= Tarmoola Station =

Pastoral lease in Western Australia

Tarmoola or Tarmoola Station is a pastoral lease that operates as a cattle station located about 25 km north west of Leonora and 100 km south of Leinster in the Goldfields–Esperance region of Western Australia. The western boundary of Tarmoola adjoins Sturt Meadows Station.

The property was established on land that was previously owned by the Leonora Pastoral Company but had remained largely undeveloped. Reuben McBride inspected the area and took up a lease over approximately 500000 acre in 1923. Together with W. G. Hawkes, McBride formed the Tarmoola Pastoral Company in 1924 and embarked on an improvement program. Shortly afterwards some 240000 acre was fenced and several bores had been sunk.

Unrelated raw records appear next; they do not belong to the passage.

template <typename T, int XB>
__global__ __launch_bounds__(256, 2) void ltd_c0_bwd_kernel(LtdC0BwdArgs a) {
  constexpr int V = 4;
  constexpr int SG = 256 * 32 * 2;
  __shared__ __attribute__((aligned(16))) unsigned char s_raw[2 * SG + 32 * LC_LDX * 2];
  uint16_t* sG = reinterpret_cast<uint16_t*>(s_raw);
  uint16_t* sZ = reinterpret_cast<uint16_t*>(s_raw + SG);
  uint16_t* sX = reinterpret_cast<uint16_t*>(s_raw + 2 * SG);
  const int tid = threadIdx.x, lane = tid & 63, wave = tid >> 6;
  const int tx = tid & 7, ty = tid >> 3;
  const int cb = tx * V;
  for (int i = tid; i < 5 * LC_LDX; i += 256) sX[27 * LC_LDX + i] = 0;

  __shared__ __attribute__((aligned(16))) float s_wt[9 * 32];
  __shared__ __attribute__((aligned(16))) float s_bn[4 * 32];
  for (int i = tid; i < 9 * 32; i += 256) s_wt[(i % 9) * 32 + i / 9] = a.w[i];
  if (tid < 32) {
    const bool m2 = a.bs.mode == 2;
    s_bn[tid] = a.bs.mean[tid];
    s_bn[32 + tid] = a.bs.invstd[tid];
    s_bn[64 + tid] = m2 ? a.bs.scale[tid] : 0.f;
    s_bn[96 + tid] = m2 ? a.bs.shift[tid] : 1.f;
  }
  __syncthreads();
  float s1[V], s2[V];
#pragma unroll
  for (int j = 0; j < V; ++j) s1[j] = s2[j] = 0.f;
  float bx[3][3];
#pragma unroll
  for (int i = 0; i < 3; ++i)
#pragma unroll
    for (int k = 0; k < 3; ++k) bx[i][k] = 0.f;
  f32x16 accA, accZ;
#pragma unroll
  for (int r = 0; r < 16; ++r) accA[r] = accZ[r] = 0.f;

  const int CB = cdiv(a.W, LC_TW), RP = (a.H + 1) / 2;
  const int tiles = a.N * RP * CB;
  const size_t XHW = (size_t)a.XH * a.XW;
  const int t_end = (int)((long long)tiles * (blockIdx.x + 1) / gridDim.x);
  for (int t = (int)((long long)tiles * blockIdx.x / gridDim.x); t < t_end; ++t) {
    const int nc = t / RP, hp = t - nc * RP;
    const int n = nc / CB, cbk = nc - n * CB;
    const int h0 = 2 * hp, wc0 = cbk * LC_TW, w0 = wc0 + 4 * ty;
    uint2 gr[2][3], zr[2][4];
    const T* gb = (const T*)a.dy + (size_t)n * a.Ho * a.Wo * 32 + cb;
#pragma unroll
    for (int dr = 0; dr < 2; ++dr)
#pragma unroll
      for (int dc = 0; dc < 3; ++dc) {
        const int ho = hp + dr, wo = w0 / 2 + dc;
        const bool ok = ho < a.Ho && wo < a.Wo && w0 < a.W;
        const uint2 v = *reinterpret_cast<const uint2*>(gb + (ok ? ho * a.Wo + wo : 0) * 32);
        gr[dr][dc] = ok ? v : make_uint2(0u, 0u);
      }
#pragma unroll
    for (int r = 0; r < 2; ++r)
#pragma unroll
      for (int q = 0; q < 4; ++q) {
        const bool ok = h0 + r < a.H && w0 + q < a.W;
        const size_t pix = ok ? ((size_t)n * a.H + h0 + r) * a.W + w0 + q : 0;
        const uint2 v = *reinterpret_cast<const uint2*>((const T*)a.bs.z + pix * 32 + cb);
        zr[r][q] = ok ? v : make_uint2(0u, 0u);
      }
    uint4 xr[3][XB ? 1 : 2];
    float x8[3];
#pragma unroll
    for (int it = 0; it < 3; ++it) {
      const int i = tid + 256 * it;
      if (i >= 576) break;
      const int pair = i >> 6, r = (i >> 5) & 1, u = i & 31;
      const int ci = pair / 3, kh = pair - 3 * ci;
      const int h = h0 + r, wq = wc0 + 4 * u;
      const bool okr = h < a.H && wq < a.W;
      const int col = okr ? 2 * wq : 0;
      const size_t o = ((size_t)n * 3 + ci) * XHW + (size_t)(okr ? 2 * h + kh : 0) * a.XW + col;
      const bool ok8 = okr && col + 8 < a.XW;
      if constexpr (XB) {
        xr[it][0] = *reinterpret_cast<const uint4*>((const uint16_t*)a.x + o);
        const uint16_t e8 = ((const uint16_t*)a.x)[ok8 ? o + 8 : o];
        x8[it] = ok8 ? in16<XB>(e8) : 0.f;
      } else {
        xr[it][0] = *reinterpret_cast<const uint4*>((const float*)a.x + o);
        xr[it][1] = *reinterpret_cast<const uint4*>((const float*)a.x + o + 4);
        const float e8 = ((const float*)a.x)[ok8 ? o + 8 : o];
        x8[it] = ok8 ? e8 : 0.f;
      }
    }
    uint2 gw[2][4];
#pragma unroll
    for (int r = 0; r < 2; ++r) {
      float acc[4][V];
#pragma unroll
      for (int q = 0; q < 4; ++q)
#pragma unroll
        for (int j = 0; j < V; ++j) acc[q][j] = 0.f;
#pragma unroll
      for (int dr = 0; dr < 2; ++dr) {
        const int kh = r + 1 - 2 * dr;
        if (kh < 0 || kh > 2) continue;
#pragma unroll
        for (int dc = 0; dc < 3; ++dc) {
          float g[V];
          lc_unpack4<T>(gr[dr][dc], g);
#pragma unroll
          for (int q = 0; q < 4; ++q) {
            const int kw = q + 1 - 2 * dc;
            if (kw < 0 || kw > 2) continue;
            const float4 w4 = *reinterpret_cast<const float4*>(s_wt + (kh * 3 + kw) * 32 + cb);
            const float wv[4] = {w4.x, w4.y, w4.z, w4.w};
#pragma unroll
            for (int j = 0; j < V; ++j) acc[q][j] = fmaf(g[j], wv[j], acc[q][j]);
          }
        }
      }
      const float4 bm = *reinterpret_cast<const float4*>(s_bn + cb);
      const float4 bi = *reinterpret_cast<const float4*>(s_bn + 32 + cb);
      const float4 ms = *reinterpret_cast<const float4*>(s_bn + 64 + cb);
      const float4 mh = *reinterpret_cast<const float4*>(s_bn + 96 + cb);
      const float bmv[4] = {bm.x, bm.y, bm.z, bm.w}, biv[4] = {bi.x, bi.y, bi.z, bi.w};
      const float msv[4] = {ms.x, ms.y, ms.z, ms.w}, mhv[4] = {mh.x, mh.y, mh.z, mh.w};
#pragma unroll
      for (int q = 0; q < 4; ++q) {
        const bool ok = h0 + r < a.H && w0 + q < a.W;
        float z[V], gv[V], zc[V];
        lc_unpack4<T>(zr[r][q], z);
#pragma unroll
        for (int j = 0; j < V; ++j) {
          float v = round_as<T>(acc[q][j]);
          v = (ok && fmaf(z[j], msv[j], mhv[j]) > 0.f) ? v : 0.f;
          zc[j] = z[j] - bmv[j];
          s1[j] += v;
          s2[j] += v * zc[j] * biv[j];
          gv[j] = v;
        }
        gw[r][q] = lc_pack4<T>(gv);
        zr[r][q] = lc_pack4<T>(zc);
      }
    }
    uint2 xw[3][3];
#pragma unroll
    for (int it = 0; it < 3; ++it) {
      const int i = tid + 256 * it;
      if (i >= 576) break;
      const int r = (i >> 5) & 1, u = i & 31;
      const int h = h0 + r, wq = wc0 + 4 * u;
      float xe[9];
      if constexpr (XB) {
        const uint32_t wv[4] = {xr[it][0].x, xr[it][0].y, xr[it][0].z, xr[it][0].w};
#pragma unroll
        for (int k = 0; k < 4; ++k) {
          xe[2 * k] = in16<XB>((uint16_t)(wv[k] & 0xFFFFu));
          xe[2 * k + 1] = in16<XB>((uint16_t)(wv[k] >> 16));
        }
      } else {
#pragma unroll
        for (int k = 0; k < 2; ++k) {
          xe[4 * k] = __uint_as_float(xr[it][k].x); xe[4 * k + 1] = __uint_as_float(xr[it][k].y);
          xe[4 * k + 2] = __uint_as_float(xr[it][k].z); xe[4 * k + 3] = __uint_as_float(xr[it][k].w);
        }
      }
      xe[8] = x8[it];
#pragma unroll
      for (int kw = 0; kw < 3; ++kw) {
        float v[4];
#pragma unroll
        for (int q = 0; q < 4; ++q) {
          const bool ok = h < a.H && wq + q < a.W;
          v[q] = ok ? round_as<T>(xe[2 * q + kw]) : 0.f;
        }
        bx[it][kw] += (v[0] + v[1]) + (v[2] + v[3]);
        xw[it][kw] = lc_pack4<T>(v);
      }
    }
    __syncthreads();
#pragma unroll
    for (int r = 0; r < 2; ++r)
#pragma unroll
      for (int q = 0; q < 4; ++q) {
        const int p = r * 128 + 4 * ty + q;
        *reinterpret_cast<uint2*>(sG + p * 32 + cb) = gw[r][q];
        *reinterpret_cast<uint2*>(sZ + p * 32 + cb) = zr[r][q];
      }
#pragma unroll
    for (int it = 0; it < 3; ++it) {
      const int i = tid + 256 * it;
      if (i >= 576) break;
      const int pair = i >> 6, r = (i >> 5) & 1, u = i & 31;
#pragma unroll
      for (int kw = 0; kw < 3; ++kw)
        *reinterpret_cast<uint2*>(sX + (pair * 3 + kw) * LC_LDX + r * 128 + 4 * u) = xw[it][kw];
    }
    __syncthreads();
    {
      const int g4 = lane >> 4, li = lane & 15;
      const int rq = 8 * (g4 >> 1) + (li >> 2), cc = 16 * (g4 & 1) + 4 * (li & 3);
#pragma unroll
      for (int ks = 0; ks < 4; ++ks) {
        const int k0 = wave * 64 + ks * 16;
        i16x8 ax;
        __builtin_memcpy(&ax, sX + (lane & 31) * LC_LDX + k0 + 8 * (lane >> 5), 16);
        const uint16_t* pg = sG + (k0 + rq) * 32 + cc;
        const uint16_t* pz = sZ + (k0 + rq) * 32 + cc;
        const i16x4 g0 = lc_tr(pg), g1 = lc_tr(pg + 4 * 32);
        const i16x4 z0 = lc_tr(pz), z1 = lc_tr(pz + 4 * 32);
        const i16x8 bg = {g0[0], g0[1], g0[2], g0[3], g1[0], g1[1], g1[2], g1[3]};
        const i16x8 bz = {z0[0], z0[1], z0[2], z0[3], z1[0], z1[1], z1[2], z1[3]};
        lc_mma<T>(ax, bg, accA);
        lc_mma<T>(ax, bz, accZ);
      }
    }
  }

  __syncthreads();
  float* red = reinterpret_cast<float*>(s_raw);
#pragma unroll
  for (int r = 0; r < 16; ++r) {
    const int m = (r & 3) + 8 * (r >> 2) + 4 * (lane >> 5);
    red[((wave * 2 + 0) * 32 + m) * 32 + (lane & 31)] = accA[r];
    red[((wave * 2 + 1) * 32 + m) * 32 + (lane & 31)] = accZ[r];
  }
  __syncthreads();
  float* out = a.slab + (size_t)blockIdx.x * LC0_SLAB;
  for (int o = tid; o < 1728; o += 256) {
    const int k = o >= 864 ? 1 : 0, oo = o - 864 * k;
    const int co = oo / 27, tap = oo - 27 * co;
    const int e = (k * 32 + tap) * 32 + co;
    out[o] = (red[e] + red[2048 + e]) + (red[4096 + e] + red[6144 + e]);
  }
#pragma unroll
  for (int it = 0; it < 3; ++it) {
    if (wave + 4 * it >= 9) break;
#pragma unroll
    for (int kw = 0; kw < 3; ++kw) {
      float v = bx[it][kw];
#pragma unroll
      for (int off = 32; off >= 1; off >>= 1) v += __shfl_xor(v, off);
      if (lane == 0) out[1728 + (wave + 4 * it) * 3 + kw] = v;
    }
  }
  float* s_br = reinterpret_cast<float*>(s_raw + 2 * SG);
#pragma unroll
  for (int j = 0; j < V; ++j) {
    s_br[tid * 2 * V + j] = s1[j];
    s_br[tid * 2 * V + V + j] = s2[j];
  }
  __syncthreads();
  if (tid < 64) {
    const int kind = tid >> 5, c = tid & 31;
    const int qx = c >> 2, j = c & 3;
    float sum = 0.f;
    for (int y = 0; y < 32; ++y) sum += s_br[(y * 8 + qx) * 2 * V + kind * V + j];
    a.bs.part[(size_t)blockIdx.x * 64 + kind * 32 + c] = sum;
  }
}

The property encompassed an area of approximately 600000 acre in 1925. The area had just come out of drought conditions and was being stocked with sheep. A consignment of 3,300, worth £10,000 was delivered from South Australia.

The area suffered a four-year drought that ended in 1947 with Tarmoola recording 1 in of rain in a single day.

In 1950 the property was acquired by J. G. Money, who also owned Weebo and Willara stations along with large dairy properties. McBride remained on Tarmoola as manager but retired and left the area later the same year.

In 2014 the owner of the property was the Saint Barbara mining company. The property was destocked in 2014 and was suffering from an infestation of coral cactus. The cactus had spread from a few plants that were discarded at the tip to a core area of 3 ha with isolated clumps spread over an area of 66 km2.